I’m not dismissing the pain of the Tasmanian people.  The horrific incident at Port Arthur is a sensitive issue in our relatively small community.  Many Hobartians know someone affected by the massacre and it’s added to Port Arthur’s already bloody history as a penal colony.  The painting speaks the truth in saying that Martin Bryant is and will always be part of the Port Arthur landscape, which is why it’s so important to have grown-up discussions on this topic.  Nothing is solved by censoring artworks that address difficult or controversial topics, by calling artists ‘evil’ or calling for canvases to be burned.  However, I must admit that part of me questions the necessity of a pictorial representation of Bryant’s presence, and from many of the comments on the Mercury website, it’s this literal representation that worries them.

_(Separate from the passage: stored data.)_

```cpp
#define PT_TH 16
#define PT_TW 64
#define PT_UR 22
#define PT_UC 76
#define PT_YR (PT_UR / 2 + 5)
#define PT_YC (PT_UC / 2 + 5)
#define PT_ZR (PT_TH + 2)
#define PT_ZC (PT_TW + 2)
#define PT_CG 2

__device__ __forceinline__ float pyr_taps(int odd, float a, float b, float c, float d) {
  const float E0 = PYR2X_E0, E1 = PYR2X_E1, E2 = PYR2X_E2, E3 = PYR2X_E3;
  return odd ? E0 * a + E1 * b + E2 * c + E3 * d : E3 * a + E2 * b + E1 * c + E0 * d;
}

__global__ __launch_bounds__(256, 4) void k_project_tail(const float* __restrict__ y, int C, int h, int w, const float* __restrict__ wgt,
                                                       const float* __restrict__ bias, float* __restrict__ out, int Ho, int Wo) {
  constexpr int NY = PT_YR * PT_YC, NYL = (PT_CG * NY + 255) / 256;
  constexpr int NZ = PT_ZR * PT_ZC, NZL = (NZ + 255) / 256;
  __shared__ float ybuf[PT_CG][PT_YR][PT_YC];
  __shared__ float ub[PT_CG][PT_UR][PT_UC];
  __shared__ float zb[PT_CG][PT_ZR][PT_ZC + 1];
  __shared__ int ri0[PT_ZR], ri1[PT_ZR], cj0[PT_ZC], cj1[PT_ZC];
  __shared__ float rl0[PT_ZR], rl1[PT_ZR], cl0[PT_ZC], cl1[PT_ZC];
  __shared__ int org[2];
  const int tid = threadIdx.x, n = blockIdx.z;
  const int Y0 = blockIdx.y * PT_TH, X0 = blockIdx.x * PT_TW;
  const int Hu = 2 * h, Wu = 2 * w;
  if (tid < PT_ZR) {
// ... 413 lines not shown
```

### frtm-vos_amd/csrc/target_model.hip

```cpp
#include "frtm_common.h"
#include "resample_taps.h"
#include "../../include/frtm_hip.h"

__device__ __forceinline__ void hinge_weights(float px, float HW, float tf, float& wf, float& wb) {
  if (tf < 0.f) { wf = 1.f; wb = 1.f; return; }
  float af = px / HW;
  if (px < 10.f) af = tf;
  const float tfe = (af > tf) ? af : tf;
  wf = tfe / af;
  wb = (1.f - tfe) / (1.f - af);
}

template <bool U8>
__device__ __forceinline__ float load_label(const void* p, size_t i) {
  if (U8) return (float)((const unsigned char*)p)[i];
  return ((const float*)p)[i];
}

template <bool U8, bool THRESH>
__global__ __launch_bounds__(256) void k_label_sum(const void* __restrict__ y, int HW, float* __restrict__ partial) {
  __shared__ float red[16];
  const int n = blockIdx.y, part = blockIdx.x;
  const size_t base = (size_t)n * HW;
  const int per = (HW + FRTM_PX_PARTS - 1) / FRTM_PX_PARTS;
// ... 652 lines not shown
__global__ __launch_bounds__(256) void k_transpose2d(const float* __restrict__ in, int rows, int cols, float* __restrict__ out) {
  __shared__ float tile[32][33];
  const int bx = blockIdx.x * 32, by = blockIdx.y * 32;
  const int tx = threadIdx.x & 31, ty = threadIdx.x >> 5;
  for (int k = ty; k < 32; k += 8) {
    const int r = by + k, c = bx + tx;
    tile[k][tx] = (r < rows && c < cols) ? in[(size_t)r * cols + c] : 0.f;
  }
  __syncthreads();
  for (int k = ty; k < 32; k += 8) {
    const int c = bx + k, r = by + tx;
    if (r < rows && c < cols) out[(size_t)c * rows + r] = tile[tx][k];
  }
}

#define MERGE_MAX 16
__global__ __launch_bounds__(256) void k_merge_masks(float* __restrict__ masks, int K, int HW) {
  masks += (size_t)blockIdx.y * K * HW;
  for (int i = blockIdx.x * 256 + threadIdx.x; i < HW; i += gridDim.x * 256) {
    float p[MERGE_MAX];
    float bg = INFINITY;
    for (int k = 1; k < K; ++k) {
      float v = masks[(size_t)k * HW + i];
      v = fminf(fmaxf(v, 1e-7f), 1.f - 1e-7f);
      p[k] = v;
      bg = fminf(bg, 1.f - v);
    }
    p[0] = bg;
    float mx = -INFINITY; int arg = 0;
    for (int k = 0; k < K; ++k) { p[k] = p[k] / (1.f - p[k]); if (p[k] > mx) { mx = p[k]; arg = k; } }
    float den = 0.f;
// ... 46 lines not shown
  if (threadIdx.x == 0) {
    const int tot = (wsum[0] + wsum[1]) + (wsum[2] + wsum[3]);
    if (tot) atomicAdd(&count[k], tot);
  }
}

__global__ __launch_bounds__(256) void k_track_merge(const float* __restrict__ logits, int n, int HW, float* __restrict__ masks,
                                                     unsigned char* __restrict__ labels, const unsigned char* __restrict__ lut, int single,
                                                     int* __restrict__ counts, float thr) {
  const int K = n + 1, f = blockIdx.y;
  logits += (size_t)f * n * HW;
  masks += (size_t)f * K * HW;
  int cnt[MERGE_MAX];
#pragma unroll
  for (int k = 0; k < MERGE_MAX; ++k) cnt[k] = 0;
  for (int i = blockIdx.x * 256 + threadIdx.x; i < HW; i += gridDim.x * 256) {
    float p[MERGE_MAX];
    float bg = INFINITY;
    for (int k = 1; k < K; ++k) {
      const float x = logits[(size_t)(k - 1) * HW + i];
      float v = 1.f / (1.f + expf(-x));
      v = fminf(fmaxf(v, 1e-7f), 1.f - 1e-7f);
      p[k] = v;
      bg = fminf(bg, 1.f - v);
    }
    p[0] = bg;
    float mx = -INFINITY; int arg = 0;
    for (int k = 0; k < K; ++k) { p[k] = p[k] / (1.f - p[k]); if (p[k] > mx) { mx = p[k]; arg = k; } }
    float den = 0.f;
    for (int k = 0; k < K; ++k) { p[k] = expf(p[k] - mx); den += p[k]; }
    const float win = p[arg] / den;
    for (int k = 0; k < K; ++k) masks[(size_t)k * HW + i] = (k == arg) ? win : 0.f;
    if (win > thr) {
#pragma unroll
      for (int k = 0; k < MERGE_MAX; ++k) cnt[k] += (k == arg) ? 1 : 0;
    }
    if (labels) {
      int lab;
      if (single) lab = (arg == 1 && win > 0.5f) ? 1 : 0;
      else {
        const float v = fminf(fmaxf(win, 1e-7f), 1.f - 1e-7f), z = 1e-7f;
        float b2 = INFINITY;
        for (int k = 1; k < K; ++k) b2 = fminf(b2, 1.f - ((k == arg) ? v : z));
        float m2 = -INFINITY; lab = 0;
        for (int k = 0; k < K; ++k) {
          const float q = (k == 0) ? b2 : ((k == arg) ? v : z);
          const float o = q / (1.f - q);
          if (o > m2) { m2 = o; lab = k; }
        }
      }
      labels[(size_t)f * HW + i] = lut[lab];
    }
  }
  if (counts) {
    __shared__ int wsum[4][MERGE_MAX];
    for (int k = 0; k < K; ++k) {
      int c = cnt[k];
#pragma unroll
      for (int off = 32; off > 0; off >>= 1) c += __shfl_xor(c, off, 64);
      if ((threadIdx.x & 63) == 0) wsum[threadIdx.x >> 6][k] = c;
    }
    __syncthreads();
    if (threadIdx.x < K) {
      const int tot = (wsum[0][threadIdx.x] + wsum[1][threadIdx.x]) + (wsum[2][threadIdx.x] + wsum[3][threadIdx.x]);
      if (tot) atomicAdd(&counts[(size_t)f * K + threadIdx.x], tot);
    }
  }
}
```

But why, if an image of Bryant is so apparently offensive and harmful to Mercury readers, do they not question the motives of the paper when they put a full-page image of the killer on the front page every year on the anniversary of the event?  A good friend’s dad, who was injured in the shooting, told me once that he stayed home each anniversary because he couldn’t stand seeing Bryant’s face littering the city, courtesy of the Mercury.

Pople’s painting is not the first to address the Port Arthur shooting.  A recent exhibition at Hobart’s Inflight gallery focussed on the event.  Another artwork, Matt Warren’s Cantus 35, was part of the 2007 Port Arthur Project, an exhibition at the historic site with an emphasis on site-specificity and place.  His work was the only one out of 23 that addressed the more recent but no less present tragedy.  A couple of years ago, he wrote in response to a question of mine:

When responding to a place, it is important to me have some kind of empathy or
find some personal relation to it. My family may or may not have a convict history, it's
fairly unknown to me. But … there was a very distinct reason why I chose the massacre as a subject. I had been haunted by a memory from the time it happened.

Cantus 35 stemmed from his own memories of hearing the sounds of gunshots over the radio on the 28th April 1996, recorded by a dropped and therefore image-less video camera.  Sited in the Sentry Box on the picturesque waterfront, the work used a gentle composition of harmonic sounds to try and “‘exorcise’ this memory and … instant negative response to the place and … somehow give respect to those who lost their lives as a result of the massacre.’  Warren’s use of sound and the isolation of each visitor as they stepped into the tiny Sentry Box were integral to the notions of respect and peace embedded in Cantus 35.  By not drawing attention to individual victims or statistics and creating an abstracted, but meaningful soundtrack (the thirty-five tones used in the piece represented those had died in the massacre), the work drew ‘little opposition.’

Is the difference between the public reception of the work simply due to Pople’s pictorial representation of Bryant?  I doubt it.  I also doubt that the darkened painting is more harmful than the Mercury’s annual front-page portraits.  The Mercury needs to wake up to their hypocrisy and consider whether they are doing their readers, Tasmanian artists and exhibitions justice when they mislead readers and frame debate with such a deliberate intention to mislead.